Achène n’a été présenté à aucun juge depuis sa détention, et en date du 6 janvier, aucun chef d’accusation n’a été formellement retenu contre lui, a déclaré le responsable de Dja FM au CPJ.

« L’arrestation du journaliste radio Ali Hamata Achène envoie un message dissuasif à ceux qui cherchent à faire la lumière sur les questions de gouvernance au Tchad », a déclaré Angela Quintal, coordinatrice du programme Afrique du CPJ, depuis New York. « Achène devrait être libéré, et le Tchad devrait cesser ses poursuites criminelles à l’encontre des journalistes qui ne font que leur travail. »

Le journaliste a passé la nuit du 26 décembre à la gendarmerie, puis a été transféré à la prison de Mongo le 27 décembre, selon un massage Facebook publié par Dja FM.

Le CPJ n’a pas pu déterminer immédiatement l’origine de la plainte pour diffamation. La seule personne dont le nom a été mentionné dans le message Facebook d’Achène, qui a été effacé, était Djimet Arabi, le ministre tchadien de la justice.

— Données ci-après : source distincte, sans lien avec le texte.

__device__ inline float min32(const f16v& u, const f16v& v) {
    const float a = __builtin_fminf(__builtin_fminf(u[0], u[1]), u[2]);
    const float b = __builtin_fminf(__builtin_fminf(u[3], u[4]), u[5]);
    const float c = __builtin_fminf(__builtin_fminf(u[6], u[7]), u[8]);
    const float d = __builtin_fminf(__builtin_fminf(u[9], u[10]), u[11]);
    const float e = __builtin_fminf(__builtin_fminf(u[12], u[13]), u[14]);
    const float a2 = __builtin_fminf(__builtin_fminf(v[0], v[1]), v[2]);
    const float b2 = __builtin_fminf(__builtin_fminf(v[3], v[4]), v[5]);
    const float c2 = __builtin_fminf(__builtin_fminf(v[6], v[7]), v[8]);
    const float d2 = __builtin_fminf(__builtin_fminf(v[9], v[10]), v[11]);
    const float e2 = __builtin_fminf(__builtin_fminf(v[12], v[13]), v[14]);
    const float g = vmin3(d, e, u[15]), g2 = vmin3(d2, e2, v[15]);
    const float h = vmin3(a, b, c), h2 = vmin3(a2, b2, c2);
    return vmin3(vmin3(h, g, h2), g2, g2);
}

__device__ inline float near_error(float eps, float abs_eps, float na, float sna, float sm2, float E_cloud) {
    const float rb = (sna + sm2) * (1.0f + 2.0e-6f);
    const float nbn = rb * rb;
    const float En = (eps * (2.0f * sna * rb + nbn + na) + abs_eps * 1.7320509f * (sna + rb)) * (1.0f + 2.0e-6f);
    return fminf(En, E_cloud);
}
__device__ inline float sqrt_up(float x) { return __builtin_amdgcn_sqrtf(x) * (1.0f + 4.0e-7f) + 1.0e-18f; }


#ifndef CM_FQ
#define CM_FQ 4
#endif
#ifndef CM_FUN
#define CM_FUN 2
#endif
// ... 53 lines not shown
                            if (t[e] <= thr[c] && j < Nt) {
                                const float d = dist2_exact(-0.5f * mx[c], -0.5f * my[c], -0.5f * mz[c], xs[e], ys[e], zs[e]);
                                atomicMin(&key[c], ((unsigned long long)__float_as_uint(sqrtf(d)) << 32) | (unsigned)j);
                            }
                        }
                    }
                }
            }
        }
        __syncthreads();
        if (threadIdx.x < FQ) {
            const int k = k0 + threadIdx.x;
            const unsigned long long best = key[threadIdx.x];
            key[threadIdx.x] = ~0ull;
            if (k < count) {
                const int qc = min(max(lqi[k].x, 0), Nq - 1);
                const float df = best != ~0ull ? __uint_as_float((unsigned)(best >> 32)) : lqd[k].w;
                out_dist[qc] = df;
                out_idx[qc] = best != ~0ull ? (int)(unsigned)best : lqi[k].y;
                lqd[k].w = df;
            }
        }
    }
}

struct ScanJob {
    const float* qpts; const float* F; const unsigned short* H; const unsigned int* nmax;
    int Nq, Nt, Ntp, gx, G;
    float* out_dist; int32_t* out_idx;
    float* wgsum;
    const int32_t* qperm;
    const float* tboxes;
    int cand;
};
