diff --git a/jmcodec_amd/csrc/decoder.h b/jmcodec_amd/csrc/decoder.h
--- a/jmcodec_amd/csrc/decoder.h
+++ b/jmcodec_amd/csrc/decoder.h
@@ -280,6 +280,7 @@
     char info_[1024];
     std::atomic<long long> stat_parse_ns_i_{0}, stat_parse_ns_p_{0}, stat_submit_ns_{0}, stat_wait_slot_ns_{0};
     std::atomic<long long> stat_pictures_{0}, stat_job_bytes_{0}, stat_errors_{0}, stat_intra_mbs_{0}, stat_coef_{0}, stat_wait_errors_{0};
+    std::atomic<long long> stat_fast_[5] = {};
     SyntaxDigest digest_;
     bool fast_parse_ = true, want_job_digest_ = false;
     std::atomic<long long> stat_direct_{0}, stat_direct_ns_{0};
diff --git a/jmcodec_amd/csrc/h264_cavlc.cpp b/jmcodec_amd/csrc/h264_cavlc.cpp
--- a/jmcodec_amd/csrc/h264_cavlc.cpp
+++ b/jmcodec_amd/csrc/h264_cavlc.cpp
@@ -147,6 +147,9 @@
     bool last_dqp = false;
     uint8_t *mvd = nullptr;
     const char *err = nullptr;
+    SliceParseResult *st = nullptr;
+    uint8_t *tc0 = nullptr; int16_t *mv0 = nullptr; int8_t *ref0 = nullptr;
+    bool fast_resid = true;
 
     void locate(int a) {
         if (a == addr + 1 && mb_x + 1 < mb_w) mb_x++; else { mb_x = a % mb_w; mb_y = a / mb_w; }
@@ -169,8 +172,12 @@
         nB = b >= first ? b : -1;
         nC = (mb_x + 1 < mb_w && b + 1 >= first) ? b + 1 : -1;
         nD = (mb_x > 0 && b - 1 >= first) ? b - 1 : -1;
-        tc = &cx.tc[(size_t)a * 24]; mv = &cx.mv[(size_t)a * 32]; ref = &cx.refidx[(size_t)a * 4]; i4m = &cx.i4[(size_t)a * 16]; mvd = &cx.mvd[(size_t)a * 32];
-        mvl[0] = mv; mvl[1] = &cx.mv1[(size_t)a * 32]; refl[0] = ref; refl[1] = &cx.refidx1[(size_t)a * 4]; mvdl[0] = mvd; mvdl[1] = &cx.mvd1[(size_t)a * 32];
+        tc = tc0 + (size_t)a * 24; mv = mv0 + (size_t)a * 32; ref = ref0 + (size_t)a * 4;
+    }
+    inline void locate_rest() {
+        const size_t a = (size_t)addr;
+        i4m = &cx.i4[a * 16]; mvd = &cx.mvd[a * 32];
+        mvl[0] = mv; mvl[1] = &cx.mv1[a * 32]; refl[0] = ref; refl[1] = &cx.refidx1[a * 4]; mvdl[0] = mvd; mvdl[1] = &cx.mvd1[a * 32];
     }
     bool intra_usable(int n) const { return n >= 0 && (!pps.constrained_intra || (cx.info[n] & 1)); }
 
@@ -208,8 +215,9 @@
         return residual_levels(total, t1, max_num, first, dst, map);
     }
     __attribute__((noinline)) int residual_levels(int total, int t1, int max_num, int first, int16_t *dst, const uint8_t *map) {
-        return levels_of(br, total, t1, max_num, first, dst, map); }
-    __attribute__((always_inline)) static inline int levels_of(BitReader &br, int total, int t1, int max_num, int first, int16_t *dst, const uint8_t *map) {
+        return levels_of(br, total, t1, max_num, first, dst, map, st->level_escapes); }
+    __attribute__((always_inline)) static inline int levels_of(BitReader &br, int total, int t1, int max_num, int first, int16_t *dst, const uint8_t *map,
+                                                               int &escapes) {
         memset(dst, 0, max_num == 4 ? 8 : 32);
         if (total == 1 && t1 == 1) {
             const int v = 1 - 2 * (int)br.u1();
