class _Embed3Fn(torch.autograd.Function):

    @staticmethod
    def forward(ctx, word_w, pos_w, tok_w, token_ids, segment_ids):
        ctx.save_for_backward(token_ids, segment_ids)
        ctx.shapes = (word_w.shape, pos_w.shape, tok_w.shape)
        return get_ext().embed3_fwd(word_w, pos_w, tok_w,
                                    token_ids.contiguous(),
                                    segment_ids.contiguous())

    @staticmethod
    def backward(ctx, dy):
        token_ids, segment_ids = ctx.saved_tensors
        (vs, ps, ts) = ctx.shapes
        B, L, H = dy.shape
        dyf = dy.reshape(-1, H).float()
        dw = torch.zeros(vs, dtype=torch.float32, device=dy.device)
        dw.index_add_(0, token_ids.reshape(-1), dyf)
        dw[0].zero_()
        dp = torch.zeros(ps, dtype=torch.float32, device=dy.device)
        dp[:L] = dy.float().sum(0)
        dt = torch.zeros(ts, dtype=torch.float32, device=dy.device)
        dt.index_add_(0, segment_ids.reshape(-1), dyf)
        return (dw.to(dy.dtype), dp.to(dy.dtype), dt.to(dy.dtype),
                None, None)


def embed3(word_w, pos_w, tok_w, token_ids, segment_ids):
    if (os.environ.get("CHINESENER_NO_EMBED3") != "1"
            and hip_enabled(word_w) and word_w.dtype == torch.bfloat16
            and word_w.shape[1] % 8 == 0
            and token_ids.shape[1] <= pos_w.shape[0]):
        return _Embed3Fn.apply(word_w, pos_w, tok_w, token_ids, segment_ids)
    pos = torch.arange(token_ids.shape[1], device=token_ids.device)
    return (F.embedding(token_ids, word_w, padding_idx=0) + pos_w[pos]
            + F.embedding(segment_ids, tok_w))


class _BiasGeluFn(torch.autograd.Function):
    @staticmethod
    def forward(ctx, x, bias):
        y = get_ext().bias_gelu_fwd(x, bias)
        ctx.save_for_backward(x, bias)
        return y

    @staticmethod
    def backward(ctx, dy):
        x, bias = ctx.saved_tensors
        dx, dbias = get_ext().bias_gelu_bwd(dy.contiguous(), x, bias)
        return dx, dbias


def bias_gelu(x, bias):
    if bias is not None and hip_enabled(x):
        shape = x.shape
        y = _BiasGeluFn.apply(x.reshape(-1, shape[-1]).contiguous(), bias)
        return y.reshape(shape)
    return ref.bias_gelu(x, bias)


def _attn_path(L: int, D: int, dtype, on_gpu: bool) -> str:
    if not on_gpu or dtype != torch.bfloat16 or D > 64 or L < 1:
        return "torch"
    mode = os.environ.get("CHINESENER_ATTN_TILED", "")
    if mode == "force":
        return "tiled" if L <= 512 else "torch"
    if ((L + 31) // 32) * 32 <= 176:
        return "lds"
    if mode != "off" and L <= 512:
        return "tiled"
    return "torch"


class _AttentionFn(torch.autograd.Function):
    @staticmethod
    def forward(ctx, q, k, v, lens, scale, tiled=False):
        ext = get_ext()
        fwd = ext.attn_tiled_fwd if tiled else ext.attn_fwd
        out, lse = fwd(q, k, v, lens, scale, 1.0, None)
        ctx.save_for_backward(q, k, v, out, lse, lens)
        ctx.scale = scale
        ctx.tiled = tiled
        return out

    @staticmethod
    def backward(ctx, dout):
        q, k, v, out, lse, lens = ctx.saved_tensors
        ext = get_ext()
        bwd = ext.attn_tiled_bwd if ctx.tiled else ext.attn_bwd
        dq, dk, dv = bwd(dout.contiguous(), q, k, v, out, lse, lens,
                         ctx.scale, 1.0, None)
        return dq, dk, dv, None, None, None


def attention(q, k, v, mask: Optional[torch.Tensor] = None,
              scale: Optional[float] = None, lens: Optional[torch.Tensor] = None):
    D = q.shape[-1]
    if scale is None:
        scale = 1.0 / math.sqrt(D)
    path = _attn_path(q.shape[2], D, q.dtype, hip_enabled(q))
    if path != "torch":
        Dp = 32 if D <= 32 else 64
        if lens is None:
            lens = (mask.long().sum(1) if mask is not None
                    else torch.full((q.shape[0],), q.shape[2],
                                    dtype=torch.long, device=q.device))
        out = _AttentionFn.apply(_pad_last(q, Dp).contiguous(),
                                 _pad_last(k, Dp).contiguous(),
                                 _pad_last(v, Dp).contiguous(),
                                 lens.to(torch.int32), float(scale),
                                 path == "tiled")
        return out[..., :D] if Dp != D else out
    return ref.attention(q, k, v, mask, scale)


class _AttentionQkvFn(torch.autograd.Function):

    @staticmethod
    def forward(ctx, qkv, lens, scale, keep, tiled=False):
        seed = None
        if keep < 1.0:
            ctr = _rng_counter_for(qkv.device)
            seed = ctr.clone()
            get_ext().bump_counter(ctr)
        ext = get_ext()
        fwd = ext.attn_tiled_fwd_qkv if tiled else ext.attn_fwd_qkv
        out, lse = fwd(qkv, lens, scale, keep, seed)
        ctx.save_for_backward(qkv, out, lse, lens,
                              seed if seed is not None
                              else torch.zeros(0))
        ctx.scale = scale
        ctx.keep = keep
        ctx.tiled = tiled
        return out

    @staticmethod
    def backward(ctx, dout):
        qkv, out, lse, lens, seed = ctx.saved_tensors
        ext = get_ext()
        bwd = ext.attn_tiled_bwd_qkv if ctx.tiled else ext.attn_bwd_qkv
        (dqkv,) = bwd(dout.contiguous(), qkv, out, lse, lens, ctx.scale,
                      ctx.keep, seed if seed.numel() else None)
        return dqkv, None, None, None, None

Arabi a confirmé au CPJ par l’intermédiaire d’une application de messagerie qu’Achène était poursuivi pour outrage à magistrat et qu’il était en détention provisoire. Arabi n’a pas répondu aux autres questions du CPJ concernant la plainte pour diffamation.

Selon un article de Radio France Internationale, l’arrestation d’Achène a fait suite à une plainte déposée par un procureur de la république, dont le nom n’a pas été cité dans cet article.

Achène est détenu en cellule d’isolement depuis le 30 décembre, selon un autre message publié par le radiodiffuseur.

Le responsable de Dja FM a déclaré au CPJ qu’Achène avait été mordu par un reptile pendant son isolement, et que son pied était depuis gonflé. Arabi a réfuté l’affirmation selon laquelle Achène était détenu en cellule d’isolement et, sans plus de précision, a dit au CPJ de ne pas s’inquiéter pour la santé du journaliste.

Les autorités avaient déjà détenu Achène le 23 décembre 2019, dans le bureau d’Atteib Mahamat, un procureur de la république de Mongo, parce que les questions posées par le journaliste sur la corruption présumée dans le système juridique local, selon un message Facebook publié par Dja FM ce jour-là.

Le CPJ a appelé Mahamat pour solliciter ses commentaires mais personne n’a répondu au téléphone.

En septembre 2019, un tribunal du Tchad a condamné Martin Inoua Doulguet, directeur de publication du journal privé Salam Info, à trois ans d’emprisonnement pour diffamation et complot suite à une plainte pour diffamation déposée par Toupta Boguena, ancien ministre tchadien de la santé, selon les recherches du CPJ.